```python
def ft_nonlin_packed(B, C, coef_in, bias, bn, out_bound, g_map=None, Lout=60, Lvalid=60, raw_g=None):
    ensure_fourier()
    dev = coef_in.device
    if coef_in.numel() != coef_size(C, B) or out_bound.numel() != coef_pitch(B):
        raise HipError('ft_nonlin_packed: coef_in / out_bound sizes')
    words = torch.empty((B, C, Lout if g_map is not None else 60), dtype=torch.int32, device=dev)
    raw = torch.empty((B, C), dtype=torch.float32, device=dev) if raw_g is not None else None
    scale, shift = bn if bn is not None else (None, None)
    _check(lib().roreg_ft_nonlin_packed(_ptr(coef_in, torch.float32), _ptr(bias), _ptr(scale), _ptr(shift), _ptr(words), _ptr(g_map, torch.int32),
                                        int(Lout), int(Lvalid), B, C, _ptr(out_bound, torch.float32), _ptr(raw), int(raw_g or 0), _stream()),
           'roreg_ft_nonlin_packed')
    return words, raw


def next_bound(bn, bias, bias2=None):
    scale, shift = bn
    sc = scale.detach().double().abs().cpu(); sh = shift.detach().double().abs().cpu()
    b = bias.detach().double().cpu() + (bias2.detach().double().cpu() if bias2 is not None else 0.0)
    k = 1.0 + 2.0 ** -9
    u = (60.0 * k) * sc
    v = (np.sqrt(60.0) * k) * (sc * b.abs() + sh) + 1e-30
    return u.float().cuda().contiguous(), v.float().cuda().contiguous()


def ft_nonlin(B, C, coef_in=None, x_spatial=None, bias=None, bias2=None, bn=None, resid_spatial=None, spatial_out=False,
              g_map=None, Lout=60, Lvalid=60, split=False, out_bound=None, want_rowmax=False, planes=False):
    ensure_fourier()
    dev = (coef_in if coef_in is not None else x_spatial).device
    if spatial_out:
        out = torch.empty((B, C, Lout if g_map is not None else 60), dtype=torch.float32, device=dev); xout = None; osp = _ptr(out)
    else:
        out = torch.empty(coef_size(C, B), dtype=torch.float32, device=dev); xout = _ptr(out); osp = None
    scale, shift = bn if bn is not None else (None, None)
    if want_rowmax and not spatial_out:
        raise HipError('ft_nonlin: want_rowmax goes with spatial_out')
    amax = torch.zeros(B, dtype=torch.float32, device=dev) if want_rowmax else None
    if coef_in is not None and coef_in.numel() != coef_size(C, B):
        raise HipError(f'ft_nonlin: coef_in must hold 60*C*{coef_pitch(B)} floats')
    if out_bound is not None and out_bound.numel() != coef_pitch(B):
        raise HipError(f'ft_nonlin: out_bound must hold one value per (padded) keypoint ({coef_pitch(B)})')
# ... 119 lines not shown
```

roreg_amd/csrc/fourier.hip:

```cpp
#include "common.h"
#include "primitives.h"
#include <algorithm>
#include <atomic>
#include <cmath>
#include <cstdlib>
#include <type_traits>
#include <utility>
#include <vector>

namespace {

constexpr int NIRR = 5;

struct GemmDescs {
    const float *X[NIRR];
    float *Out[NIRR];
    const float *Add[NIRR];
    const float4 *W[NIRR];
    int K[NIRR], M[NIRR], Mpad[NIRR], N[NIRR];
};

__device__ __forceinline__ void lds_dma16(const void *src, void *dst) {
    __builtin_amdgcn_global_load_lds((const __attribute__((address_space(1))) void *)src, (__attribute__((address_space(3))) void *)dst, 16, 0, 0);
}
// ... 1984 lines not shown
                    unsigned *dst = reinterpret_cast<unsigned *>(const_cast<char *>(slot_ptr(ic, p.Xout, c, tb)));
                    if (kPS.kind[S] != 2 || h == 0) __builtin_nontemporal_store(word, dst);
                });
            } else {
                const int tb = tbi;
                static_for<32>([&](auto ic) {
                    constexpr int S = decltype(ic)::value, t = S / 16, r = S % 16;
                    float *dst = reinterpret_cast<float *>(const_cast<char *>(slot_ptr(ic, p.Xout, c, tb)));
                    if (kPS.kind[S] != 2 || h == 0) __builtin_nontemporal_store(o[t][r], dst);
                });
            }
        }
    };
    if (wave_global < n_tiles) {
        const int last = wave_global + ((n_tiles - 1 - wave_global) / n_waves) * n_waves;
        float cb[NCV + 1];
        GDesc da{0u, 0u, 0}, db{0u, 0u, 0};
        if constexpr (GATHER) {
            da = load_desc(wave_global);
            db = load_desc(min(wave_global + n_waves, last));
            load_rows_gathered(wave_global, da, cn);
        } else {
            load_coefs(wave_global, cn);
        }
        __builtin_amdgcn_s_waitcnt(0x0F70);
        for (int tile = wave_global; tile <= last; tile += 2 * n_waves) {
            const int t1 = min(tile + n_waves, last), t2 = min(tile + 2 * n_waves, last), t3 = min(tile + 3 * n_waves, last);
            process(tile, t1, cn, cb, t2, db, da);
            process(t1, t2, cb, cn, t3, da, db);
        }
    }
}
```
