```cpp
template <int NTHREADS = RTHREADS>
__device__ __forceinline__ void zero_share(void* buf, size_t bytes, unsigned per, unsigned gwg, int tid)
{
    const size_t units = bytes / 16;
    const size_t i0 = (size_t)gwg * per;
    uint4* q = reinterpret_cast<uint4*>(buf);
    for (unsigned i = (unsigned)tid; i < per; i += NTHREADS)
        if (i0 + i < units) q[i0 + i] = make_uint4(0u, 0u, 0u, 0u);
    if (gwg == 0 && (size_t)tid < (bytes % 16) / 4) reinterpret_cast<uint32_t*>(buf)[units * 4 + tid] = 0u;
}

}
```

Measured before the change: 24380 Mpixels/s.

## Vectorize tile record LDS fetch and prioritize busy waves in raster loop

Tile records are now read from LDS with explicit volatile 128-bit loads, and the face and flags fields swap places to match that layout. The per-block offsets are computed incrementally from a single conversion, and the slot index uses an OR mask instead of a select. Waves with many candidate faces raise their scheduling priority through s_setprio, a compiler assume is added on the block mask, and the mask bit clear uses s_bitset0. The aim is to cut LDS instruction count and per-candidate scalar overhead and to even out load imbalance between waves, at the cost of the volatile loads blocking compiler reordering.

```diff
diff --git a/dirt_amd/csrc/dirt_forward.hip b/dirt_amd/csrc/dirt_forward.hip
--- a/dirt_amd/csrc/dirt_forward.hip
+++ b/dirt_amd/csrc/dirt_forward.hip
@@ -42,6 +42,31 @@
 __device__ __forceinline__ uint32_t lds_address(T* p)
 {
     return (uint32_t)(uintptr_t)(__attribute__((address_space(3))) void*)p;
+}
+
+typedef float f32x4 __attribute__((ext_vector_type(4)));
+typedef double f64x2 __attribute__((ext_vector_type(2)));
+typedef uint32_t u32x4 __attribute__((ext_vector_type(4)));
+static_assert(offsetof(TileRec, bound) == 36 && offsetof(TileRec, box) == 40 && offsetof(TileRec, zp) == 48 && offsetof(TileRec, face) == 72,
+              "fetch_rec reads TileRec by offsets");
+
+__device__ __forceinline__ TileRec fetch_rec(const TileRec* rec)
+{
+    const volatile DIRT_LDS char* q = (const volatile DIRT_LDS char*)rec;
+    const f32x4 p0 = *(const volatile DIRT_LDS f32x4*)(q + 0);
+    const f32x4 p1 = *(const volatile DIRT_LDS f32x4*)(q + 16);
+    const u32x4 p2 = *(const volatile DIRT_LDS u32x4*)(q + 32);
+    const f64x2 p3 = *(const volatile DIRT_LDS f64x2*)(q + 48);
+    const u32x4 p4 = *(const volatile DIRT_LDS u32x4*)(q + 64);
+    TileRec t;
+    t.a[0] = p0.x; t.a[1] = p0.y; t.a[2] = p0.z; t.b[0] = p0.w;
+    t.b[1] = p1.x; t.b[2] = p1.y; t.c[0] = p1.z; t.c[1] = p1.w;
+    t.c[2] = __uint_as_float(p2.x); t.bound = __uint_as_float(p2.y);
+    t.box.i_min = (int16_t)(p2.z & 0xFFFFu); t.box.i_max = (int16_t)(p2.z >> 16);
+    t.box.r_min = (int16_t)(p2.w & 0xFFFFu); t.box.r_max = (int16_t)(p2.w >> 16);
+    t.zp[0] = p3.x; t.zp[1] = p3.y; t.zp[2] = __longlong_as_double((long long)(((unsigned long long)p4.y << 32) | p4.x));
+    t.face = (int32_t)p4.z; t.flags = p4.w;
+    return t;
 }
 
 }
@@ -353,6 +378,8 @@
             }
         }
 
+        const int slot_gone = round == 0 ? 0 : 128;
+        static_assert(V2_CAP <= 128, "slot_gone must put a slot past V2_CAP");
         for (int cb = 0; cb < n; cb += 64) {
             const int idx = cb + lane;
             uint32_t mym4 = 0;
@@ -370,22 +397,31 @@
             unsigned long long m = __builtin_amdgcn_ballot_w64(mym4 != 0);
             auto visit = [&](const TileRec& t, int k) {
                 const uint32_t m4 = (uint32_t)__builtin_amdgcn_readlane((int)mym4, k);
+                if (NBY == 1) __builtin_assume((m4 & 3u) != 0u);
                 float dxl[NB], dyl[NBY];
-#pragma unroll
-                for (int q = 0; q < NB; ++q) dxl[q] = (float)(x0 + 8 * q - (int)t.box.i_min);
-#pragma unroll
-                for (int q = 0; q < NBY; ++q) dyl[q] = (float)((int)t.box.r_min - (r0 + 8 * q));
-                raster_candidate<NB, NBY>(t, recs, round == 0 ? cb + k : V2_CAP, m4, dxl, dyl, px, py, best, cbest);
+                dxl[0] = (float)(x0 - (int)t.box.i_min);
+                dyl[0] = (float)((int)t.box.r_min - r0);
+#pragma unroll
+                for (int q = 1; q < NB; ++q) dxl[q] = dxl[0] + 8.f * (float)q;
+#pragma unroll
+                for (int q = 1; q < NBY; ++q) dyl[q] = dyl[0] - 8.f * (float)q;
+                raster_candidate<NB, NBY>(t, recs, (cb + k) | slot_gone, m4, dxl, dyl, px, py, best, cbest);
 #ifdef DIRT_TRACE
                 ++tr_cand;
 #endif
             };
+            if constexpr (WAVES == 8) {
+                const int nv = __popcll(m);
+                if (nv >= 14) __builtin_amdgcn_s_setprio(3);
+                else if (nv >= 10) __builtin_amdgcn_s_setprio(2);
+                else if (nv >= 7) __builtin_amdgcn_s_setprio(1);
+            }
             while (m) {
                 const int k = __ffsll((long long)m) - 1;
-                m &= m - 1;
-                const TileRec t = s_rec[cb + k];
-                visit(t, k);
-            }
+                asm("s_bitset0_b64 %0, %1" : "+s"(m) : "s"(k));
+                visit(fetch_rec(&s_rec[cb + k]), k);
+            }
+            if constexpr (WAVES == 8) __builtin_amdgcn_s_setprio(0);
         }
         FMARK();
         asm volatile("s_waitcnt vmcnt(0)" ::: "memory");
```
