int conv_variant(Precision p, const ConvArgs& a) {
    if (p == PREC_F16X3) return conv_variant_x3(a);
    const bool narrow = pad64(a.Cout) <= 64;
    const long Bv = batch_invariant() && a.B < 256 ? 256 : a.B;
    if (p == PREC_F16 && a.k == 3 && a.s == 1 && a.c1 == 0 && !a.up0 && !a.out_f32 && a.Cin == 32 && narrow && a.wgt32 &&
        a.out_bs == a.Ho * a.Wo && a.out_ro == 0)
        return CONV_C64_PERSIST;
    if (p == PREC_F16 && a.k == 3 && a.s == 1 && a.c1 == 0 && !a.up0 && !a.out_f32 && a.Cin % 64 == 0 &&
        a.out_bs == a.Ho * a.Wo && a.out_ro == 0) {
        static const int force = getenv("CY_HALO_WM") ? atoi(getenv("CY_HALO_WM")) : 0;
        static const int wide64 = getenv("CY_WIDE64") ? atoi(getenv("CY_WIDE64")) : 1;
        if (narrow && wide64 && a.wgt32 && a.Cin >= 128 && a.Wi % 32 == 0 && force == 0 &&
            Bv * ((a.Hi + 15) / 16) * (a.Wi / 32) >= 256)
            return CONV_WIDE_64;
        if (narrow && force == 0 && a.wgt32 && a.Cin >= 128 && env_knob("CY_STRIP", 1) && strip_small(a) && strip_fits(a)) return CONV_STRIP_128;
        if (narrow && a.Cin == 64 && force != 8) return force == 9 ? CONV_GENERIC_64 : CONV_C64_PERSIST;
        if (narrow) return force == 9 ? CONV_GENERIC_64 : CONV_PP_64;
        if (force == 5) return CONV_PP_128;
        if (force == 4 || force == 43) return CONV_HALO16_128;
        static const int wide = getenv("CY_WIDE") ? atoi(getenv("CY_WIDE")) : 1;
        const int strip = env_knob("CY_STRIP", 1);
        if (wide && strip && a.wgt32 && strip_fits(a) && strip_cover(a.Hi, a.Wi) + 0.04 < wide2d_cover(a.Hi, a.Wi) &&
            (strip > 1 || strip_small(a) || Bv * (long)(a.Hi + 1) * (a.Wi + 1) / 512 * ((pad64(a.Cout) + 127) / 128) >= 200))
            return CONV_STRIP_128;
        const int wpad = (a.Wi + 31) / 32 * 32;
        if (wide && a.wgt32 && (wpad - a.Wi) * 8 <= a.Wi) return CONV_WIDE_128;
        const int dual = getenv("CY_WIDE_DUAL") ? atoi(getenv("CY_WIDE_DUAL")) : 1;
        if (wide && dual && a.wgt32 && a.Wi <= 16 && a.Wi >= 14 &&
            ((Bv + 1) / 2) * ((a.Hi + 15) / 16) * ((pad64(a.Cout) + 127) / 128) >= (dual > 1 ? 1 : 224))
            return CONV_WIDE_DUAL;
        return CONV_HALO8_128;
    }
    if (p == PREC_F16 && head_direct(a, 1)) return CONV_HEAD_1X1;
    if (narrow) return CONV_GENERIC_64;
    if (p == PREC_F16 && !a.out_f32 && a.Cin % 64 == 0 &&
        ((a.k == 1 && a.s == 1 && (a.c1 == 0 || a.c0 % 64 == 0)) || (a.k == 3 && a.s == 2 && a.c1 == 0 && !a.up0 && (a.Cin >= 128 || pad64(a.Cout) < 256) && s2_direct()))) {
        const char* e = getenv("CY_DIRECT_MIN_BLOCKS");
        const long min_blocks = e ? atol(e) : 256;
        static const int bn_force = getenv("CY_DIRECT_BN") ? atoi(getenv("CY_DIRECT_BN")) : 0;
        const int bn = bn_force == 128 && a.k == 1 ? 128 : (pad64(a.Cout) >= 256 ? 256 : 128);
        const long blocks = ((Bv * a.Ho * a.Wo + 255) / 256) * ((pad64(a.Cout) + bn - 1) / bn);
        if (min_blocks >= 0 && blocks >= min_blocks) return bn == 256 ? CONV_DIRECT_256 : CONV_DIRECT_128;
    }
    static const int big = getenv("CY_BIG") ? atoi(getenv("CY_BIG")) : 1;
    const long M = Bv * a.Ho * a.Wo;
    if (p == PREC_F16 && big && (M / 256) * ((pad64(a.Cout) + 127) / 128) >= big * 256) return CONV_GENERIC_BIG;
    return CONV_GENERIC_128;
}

▶ **TASK BRIEF**: Every line in the listing that holds the string "must" should be copied out.

▶ **RESPONSE AREA**:
        raise HipError(f'ft_nonlin: coef_in must hold 60*C*{coef_pitch(B)} floats')
        raise HipError(f'ft_nonlin: out_bound must hold one value per (padded) keypoint ({coef_pitch(B)})')
+        static_assert(V2_CAP <= 128, "slot_gone must put a slot past V2_CAP");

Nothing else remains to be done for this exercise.